## INFORMATION SHOWN
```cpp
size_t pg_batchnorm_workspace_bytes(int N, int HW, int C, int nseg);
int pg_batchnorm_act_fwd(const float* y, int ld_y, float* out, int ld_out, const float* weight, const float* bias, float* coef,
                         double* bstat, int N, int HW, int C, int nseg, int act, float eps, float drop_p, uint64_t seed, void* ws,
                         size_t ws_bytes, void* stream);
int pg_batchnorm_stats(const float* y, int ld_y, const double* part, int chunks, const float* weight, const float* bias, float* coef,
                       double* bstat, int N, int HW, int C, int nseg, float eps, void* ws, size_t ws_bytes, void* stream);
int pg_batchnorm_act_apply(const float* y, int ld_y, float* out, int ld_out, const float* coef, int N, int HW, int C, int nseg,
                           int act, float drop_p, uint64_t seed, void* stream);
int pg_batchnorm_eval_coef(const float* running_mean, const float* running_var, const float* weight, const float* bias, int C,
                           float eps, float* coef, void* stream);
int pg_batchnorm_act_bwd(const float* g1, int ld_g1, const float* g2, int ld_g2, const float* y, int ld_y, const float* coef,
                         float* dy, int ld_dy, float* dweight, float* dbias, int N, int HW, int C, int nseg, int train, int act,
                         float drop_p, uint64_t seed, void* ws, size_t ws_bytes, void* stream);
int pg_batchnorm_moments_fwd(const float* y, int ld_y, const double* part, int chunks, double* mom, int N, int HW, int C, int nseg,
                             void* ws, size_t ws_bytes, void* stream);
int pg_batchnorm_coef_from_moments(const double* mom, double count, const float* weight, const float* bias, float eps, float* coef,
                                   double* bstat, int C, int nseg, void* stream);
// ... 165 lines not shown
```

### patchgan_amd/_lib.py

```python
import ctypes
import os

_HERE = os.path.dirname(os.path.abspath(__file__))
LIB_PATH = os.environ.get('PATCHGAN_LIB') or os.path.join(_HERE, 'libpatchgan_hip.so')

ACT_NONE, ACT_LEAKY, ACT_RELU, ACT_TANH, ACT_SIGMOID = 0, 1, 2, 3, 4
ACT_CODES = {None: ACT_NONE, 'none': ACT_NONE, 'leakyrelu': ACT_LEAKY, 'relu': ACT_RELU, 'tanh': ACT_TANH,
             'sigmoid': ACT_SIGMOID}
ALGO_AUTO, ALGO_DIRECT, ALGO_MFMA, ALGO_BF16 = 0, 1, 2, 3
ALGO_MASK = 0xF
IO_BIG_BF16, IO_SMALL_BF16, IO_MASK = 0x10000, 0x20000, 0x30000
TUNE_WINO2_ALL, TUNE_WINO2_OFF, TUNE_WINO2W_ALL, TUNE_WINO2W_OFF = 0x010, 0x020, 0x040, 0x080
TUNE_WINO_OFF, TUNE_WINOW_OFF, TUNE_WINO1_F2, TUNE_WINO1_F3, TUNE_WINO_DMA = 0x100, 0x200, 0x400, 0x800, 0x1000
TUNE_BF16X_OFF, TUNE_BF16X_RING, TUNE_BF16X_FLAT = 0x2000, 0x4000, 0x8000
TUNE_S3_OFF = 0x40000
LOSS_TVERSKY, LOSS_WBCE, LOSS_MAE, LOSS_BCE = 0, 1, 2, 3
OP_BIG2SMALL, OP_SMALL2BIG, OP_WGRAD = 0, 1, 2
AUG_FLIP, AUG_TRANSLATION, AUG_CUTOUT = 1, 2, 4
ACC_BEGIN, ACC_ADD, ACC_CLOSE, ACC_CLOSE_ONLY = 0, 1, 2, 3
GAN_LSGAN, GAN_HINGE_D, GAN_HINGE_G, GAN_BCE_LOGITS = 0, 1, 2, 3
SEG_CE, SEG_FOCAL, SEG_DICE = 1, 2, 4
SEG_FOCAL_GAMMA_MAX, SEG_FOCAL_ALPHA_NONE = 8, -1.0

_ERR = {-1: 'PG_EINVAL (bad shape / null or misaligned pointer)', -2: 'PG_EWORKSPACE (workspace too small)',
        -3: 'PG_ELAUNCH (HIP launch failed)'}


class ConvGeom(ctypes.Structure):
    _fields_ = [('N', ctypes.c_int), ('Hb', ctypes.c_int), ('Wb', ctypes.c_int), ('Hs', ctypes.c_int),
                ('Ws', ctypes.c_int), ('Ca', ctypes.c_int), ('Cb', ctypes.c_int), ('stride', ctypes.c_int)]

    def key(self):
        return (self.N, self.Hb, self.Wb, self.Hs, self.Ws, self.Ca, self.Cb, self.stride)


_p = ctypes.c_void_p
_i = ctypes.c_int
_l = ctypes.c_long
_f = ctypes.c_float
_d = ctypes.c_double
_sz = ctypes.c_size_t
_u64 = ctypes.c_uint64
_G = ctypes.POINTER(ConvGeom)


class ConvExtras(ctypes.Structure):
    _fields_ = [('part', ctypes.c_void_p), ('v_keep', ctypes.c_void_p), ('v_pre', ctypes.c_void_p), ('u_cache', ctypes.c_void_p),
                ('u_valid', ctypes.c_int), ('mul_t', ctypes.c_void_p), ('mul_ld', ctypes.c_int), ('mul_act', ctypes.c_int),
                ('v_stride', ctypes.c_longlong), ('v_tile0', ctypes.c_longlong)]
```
==
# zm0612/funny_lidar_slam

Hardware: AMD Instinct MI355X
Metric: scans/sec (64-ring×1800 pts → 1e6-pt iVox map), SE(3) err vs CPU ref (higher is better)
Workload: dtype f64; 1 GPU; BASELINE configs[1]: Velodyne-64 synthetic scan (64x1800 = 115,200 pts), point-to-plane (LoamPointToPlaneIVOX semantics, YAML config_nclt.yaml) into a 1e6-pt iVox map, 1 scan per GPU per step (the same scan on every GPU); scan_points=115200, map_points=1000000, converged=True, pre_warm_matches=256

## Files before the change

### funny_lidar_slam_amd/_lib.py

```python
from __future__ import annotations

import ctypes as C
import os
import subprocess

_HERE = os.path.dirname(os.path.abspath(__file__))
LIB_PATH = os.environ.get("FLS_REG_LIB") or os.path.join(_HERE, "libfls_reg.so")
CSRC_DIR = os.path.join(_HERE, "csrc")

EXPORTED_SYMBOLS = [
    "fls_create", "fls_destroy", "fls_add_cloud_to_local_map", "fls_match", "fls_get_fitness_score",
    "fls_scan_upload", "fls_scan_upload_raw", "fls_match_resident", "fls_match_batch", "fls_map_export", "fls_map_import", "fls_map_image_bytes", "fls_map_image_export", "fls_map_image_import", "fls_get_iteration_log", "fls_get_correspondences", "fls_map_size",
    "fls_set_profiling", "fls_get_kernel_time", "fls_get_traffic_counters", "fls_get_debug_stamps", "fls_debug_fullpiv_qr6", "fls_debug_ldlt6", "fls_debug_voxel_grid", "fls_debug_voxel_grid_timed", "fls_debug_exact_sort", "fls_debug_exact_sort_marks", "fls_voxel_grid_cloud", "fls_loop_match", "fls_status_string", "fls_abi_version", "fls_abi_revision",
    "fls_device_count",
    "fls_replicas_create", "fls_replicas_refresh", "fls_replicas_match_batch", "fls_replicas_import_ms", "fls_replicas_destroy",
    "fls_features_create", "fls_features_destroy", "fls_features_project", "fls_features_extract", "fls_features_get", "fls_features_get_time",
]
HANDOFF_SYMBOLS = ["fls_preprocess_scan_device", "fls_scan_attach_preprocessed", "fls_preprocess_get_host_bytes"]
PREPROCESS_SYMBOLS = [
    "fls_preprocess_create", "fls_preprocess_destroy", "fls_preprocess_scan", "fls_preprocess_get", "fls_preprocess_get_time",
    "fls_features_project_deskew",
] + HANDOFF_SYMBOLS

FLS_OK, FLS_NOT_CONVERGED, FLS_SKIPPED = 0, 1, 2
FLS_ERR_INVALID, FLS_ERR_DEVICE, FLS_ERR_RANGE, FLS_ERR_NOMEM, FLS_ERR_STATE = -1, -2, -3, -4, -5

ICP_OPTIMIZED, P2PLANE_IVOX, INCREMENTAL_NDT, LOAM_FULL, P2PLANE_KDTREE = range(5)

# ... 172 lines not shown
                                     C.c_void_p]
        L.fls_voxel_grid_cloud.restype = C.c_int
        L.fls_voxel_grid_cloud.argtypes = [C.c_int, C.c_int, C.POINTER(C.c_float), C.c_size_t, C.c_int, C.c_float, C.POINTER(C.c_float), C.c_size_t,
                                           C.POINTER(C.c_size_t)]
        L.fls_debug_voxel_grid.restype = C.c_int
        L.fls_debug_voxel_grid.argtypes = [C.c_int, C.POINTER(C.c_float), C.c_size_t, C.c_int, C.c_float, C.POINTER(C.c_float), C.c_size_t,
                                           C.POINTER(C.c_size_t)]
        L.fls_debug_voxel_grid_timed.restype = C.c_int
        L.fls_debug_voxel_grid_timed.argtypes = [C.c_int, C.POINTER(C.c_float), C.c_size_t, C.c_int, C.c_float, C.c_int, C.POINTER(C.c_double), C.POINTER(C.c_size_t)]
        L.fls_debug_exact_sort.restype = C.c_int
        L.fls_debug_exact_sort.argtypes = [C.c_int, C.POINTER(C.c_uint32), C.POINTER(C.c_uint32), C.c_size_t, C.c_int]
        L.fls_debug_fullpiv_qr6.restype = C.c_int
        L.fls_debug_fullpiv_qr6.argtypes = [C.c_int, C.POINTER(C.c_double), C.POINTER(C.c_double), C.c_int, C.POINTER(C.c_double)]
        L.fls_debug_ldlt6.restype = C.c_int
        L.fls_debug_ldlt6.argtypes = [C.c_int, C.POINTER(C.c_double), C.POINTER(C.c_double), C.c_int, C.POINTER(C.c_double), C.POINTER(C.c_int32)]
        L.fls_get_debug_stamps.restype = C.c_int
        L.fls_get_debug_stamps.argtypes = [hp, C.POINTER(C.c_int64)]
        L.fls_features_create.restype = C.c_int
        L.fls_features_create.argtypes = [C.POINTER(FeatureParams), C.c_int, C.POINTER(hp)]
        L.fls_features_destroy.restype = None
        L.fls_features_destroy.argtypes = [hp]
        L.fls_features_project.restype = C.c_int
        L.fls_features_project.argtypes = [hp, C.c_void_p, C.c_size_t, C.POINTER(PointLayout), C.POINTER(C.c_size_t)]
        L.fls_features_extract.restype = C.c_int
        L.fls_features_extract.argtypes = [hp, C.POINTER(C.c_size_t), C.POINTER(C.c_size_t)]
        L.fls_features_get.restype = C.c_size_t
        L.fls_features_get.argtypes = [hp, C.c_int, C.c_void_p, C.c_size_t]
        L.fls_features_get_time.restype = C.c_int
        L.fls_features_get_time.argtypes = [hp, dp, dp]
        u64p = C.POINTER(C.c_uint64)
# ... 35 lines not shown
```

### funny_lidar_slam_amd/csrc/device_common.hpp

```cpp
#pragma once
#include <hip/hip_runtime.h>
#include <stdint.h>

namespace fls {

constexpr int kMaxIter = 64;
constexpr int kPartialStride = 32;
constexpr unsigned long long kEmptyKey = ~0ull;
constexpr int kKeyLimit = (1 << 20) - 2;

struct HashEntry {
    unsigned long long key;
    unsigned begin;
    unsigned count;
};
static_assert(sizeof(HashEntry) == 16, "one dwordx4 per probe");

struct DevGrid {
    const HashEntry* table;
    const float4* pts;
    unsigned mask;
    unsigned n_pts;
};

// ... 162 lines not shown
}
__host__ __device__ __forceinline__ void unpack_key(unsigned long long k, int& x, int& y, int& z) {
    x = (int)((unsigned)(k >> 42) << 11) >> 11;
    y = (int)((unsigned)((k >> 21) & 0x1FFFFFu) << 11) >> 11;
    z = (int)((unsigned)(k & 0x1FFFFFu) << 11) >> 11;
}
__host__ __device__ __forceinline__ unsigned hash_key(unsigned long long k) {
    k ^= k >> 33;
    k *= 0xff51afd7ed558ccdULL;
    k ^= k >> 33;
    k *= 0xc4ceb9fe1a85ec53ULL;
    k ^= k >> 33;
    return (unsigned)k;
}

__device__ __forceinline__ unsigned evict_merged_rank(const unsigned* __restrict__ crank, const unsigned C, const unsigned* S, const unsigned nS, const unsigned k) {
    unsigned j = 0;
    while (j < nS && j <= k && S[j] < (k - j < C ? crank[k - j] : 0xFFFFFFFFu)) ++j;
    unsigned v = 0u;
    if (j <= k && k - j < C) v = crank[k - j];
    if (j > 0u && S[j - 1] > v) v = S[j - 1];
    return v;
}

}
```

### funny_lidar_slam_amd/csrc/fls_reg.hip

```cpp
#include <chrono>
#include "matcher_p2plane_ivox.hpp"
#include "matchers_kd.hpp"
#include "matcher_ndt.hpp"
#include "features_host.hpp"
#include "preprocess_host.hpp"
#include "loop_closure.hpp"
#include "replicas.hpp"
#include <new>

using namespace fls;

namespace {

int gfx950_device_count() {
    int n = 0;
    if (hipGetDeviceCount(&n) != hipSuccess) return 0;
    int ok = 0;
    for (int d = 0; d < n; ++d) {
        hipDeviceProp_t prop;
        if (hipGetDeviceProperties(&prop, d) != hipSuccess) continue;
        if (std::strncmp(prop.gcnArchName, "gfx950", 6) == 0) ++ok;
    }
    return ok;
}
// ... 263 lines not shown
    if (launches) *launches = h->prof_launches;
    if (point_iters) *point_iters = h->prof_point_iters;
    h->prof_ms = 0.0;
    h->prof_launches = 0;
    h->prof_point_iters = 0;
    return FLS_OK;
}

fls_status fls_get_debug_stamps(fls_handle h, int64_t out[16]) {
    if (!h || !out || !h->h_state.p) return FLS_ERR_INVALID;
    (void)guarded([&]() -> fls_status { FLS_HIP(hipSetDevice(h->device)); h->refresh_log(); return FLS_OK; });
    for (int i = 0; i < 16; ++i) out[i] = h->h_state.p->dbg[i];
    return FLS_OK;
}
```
--
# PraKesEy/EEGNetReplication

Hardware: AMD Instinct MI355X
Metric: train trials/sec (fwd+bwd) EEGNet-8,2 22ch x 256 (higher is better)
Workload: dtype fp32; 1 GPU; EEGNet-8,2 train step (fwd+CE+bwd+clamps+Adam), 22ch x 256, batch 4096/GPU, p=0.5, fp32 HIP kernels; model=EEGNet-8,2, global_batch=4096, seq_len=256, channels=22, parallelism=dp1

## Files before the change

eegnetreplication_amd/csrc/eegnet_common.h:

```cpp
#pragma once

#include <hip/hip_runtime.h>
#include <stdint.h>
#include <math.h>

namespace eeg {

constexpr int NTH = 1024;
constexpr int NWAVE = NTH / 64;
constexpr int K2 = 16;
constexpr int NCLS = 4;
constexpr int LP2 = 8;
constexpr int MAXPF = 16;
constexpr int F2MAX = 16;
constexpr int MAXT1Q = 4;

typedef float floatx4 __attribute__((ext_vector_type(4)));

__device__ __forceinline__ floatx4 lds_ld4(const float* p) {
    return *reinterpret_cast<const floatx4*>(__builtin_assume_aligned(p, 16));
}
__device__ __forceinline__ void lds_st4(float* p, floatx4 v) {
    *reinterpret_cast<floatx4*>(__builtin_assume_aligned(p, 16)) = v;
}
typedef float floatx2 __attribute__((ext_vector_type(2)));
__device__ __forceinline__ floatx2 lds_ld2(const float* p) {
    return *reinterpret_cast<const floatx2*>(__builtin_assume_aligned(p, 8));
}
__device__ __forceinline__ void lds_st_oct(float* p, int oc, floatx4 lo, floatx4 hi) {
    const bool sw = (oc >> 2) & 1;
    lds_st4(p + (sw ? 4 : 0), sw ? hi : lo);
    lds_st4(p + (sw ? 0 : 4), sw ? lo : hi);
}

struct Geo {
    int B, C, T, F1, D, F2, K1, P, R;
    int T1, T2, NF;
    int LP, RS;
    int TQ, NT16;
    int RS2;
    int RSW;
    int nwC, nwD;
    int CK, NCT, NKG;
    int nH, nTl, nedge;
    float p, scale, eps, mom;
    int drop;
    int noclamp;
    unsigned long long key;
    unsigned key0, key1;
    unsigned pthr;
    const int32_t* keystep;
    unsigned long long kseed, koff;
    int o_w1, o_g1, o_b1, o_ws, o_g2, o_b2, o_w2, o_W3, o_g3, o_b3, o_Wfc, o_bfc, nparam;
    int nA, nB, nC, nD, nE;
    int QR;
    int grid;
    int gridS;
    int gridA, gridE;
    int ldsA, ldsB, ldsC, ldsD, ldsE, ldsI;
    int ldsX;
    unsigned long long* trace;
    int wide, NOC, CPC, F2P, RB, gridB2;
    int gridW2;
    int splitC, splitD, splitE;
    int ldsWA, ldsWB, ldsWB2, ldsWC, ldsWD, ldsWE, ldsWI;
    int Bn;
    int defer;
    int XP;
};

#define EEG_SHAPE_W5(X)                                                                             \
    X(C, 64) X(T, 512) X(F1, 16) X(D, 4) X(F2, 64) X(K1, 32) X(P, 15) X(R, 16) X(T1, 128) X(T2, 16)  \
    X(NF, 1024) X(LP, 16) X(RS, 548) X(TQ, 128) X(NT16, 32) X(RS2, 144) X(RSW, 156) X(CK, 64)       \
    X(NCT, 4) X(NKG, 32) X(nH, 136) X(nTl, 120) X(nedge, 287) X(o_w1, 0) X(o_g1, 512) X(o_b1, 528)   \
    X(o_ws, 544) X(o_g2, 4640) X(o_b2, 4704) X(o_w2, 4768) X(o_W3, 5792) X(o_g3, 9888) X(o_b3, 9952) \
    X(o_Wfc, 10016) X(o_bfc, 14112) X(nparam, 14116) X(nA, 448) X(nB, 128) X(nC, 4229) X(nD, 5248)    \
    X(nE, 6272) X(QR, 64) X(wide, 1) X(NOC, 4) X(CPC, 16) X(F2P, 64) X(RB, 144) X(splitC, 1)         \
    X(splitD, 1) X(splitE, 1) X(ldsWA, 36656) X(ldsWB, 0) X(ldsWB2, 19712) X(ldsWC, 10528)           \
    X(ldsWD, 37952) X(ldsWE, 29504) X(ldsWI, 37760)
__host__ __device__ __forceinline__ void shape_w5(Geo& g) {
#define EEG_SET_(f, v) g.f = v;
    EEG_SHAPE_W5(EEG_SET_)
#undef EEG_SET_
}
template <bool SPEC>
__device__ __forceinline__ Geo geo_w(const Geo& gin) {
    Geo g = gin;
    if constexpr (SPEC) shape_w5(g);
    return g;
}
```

## YOUR OBJECTIVE
Give the count of lines in the listing where the word "ldsWC" occurs, with no further words.

## FINISHED EXERCISE
2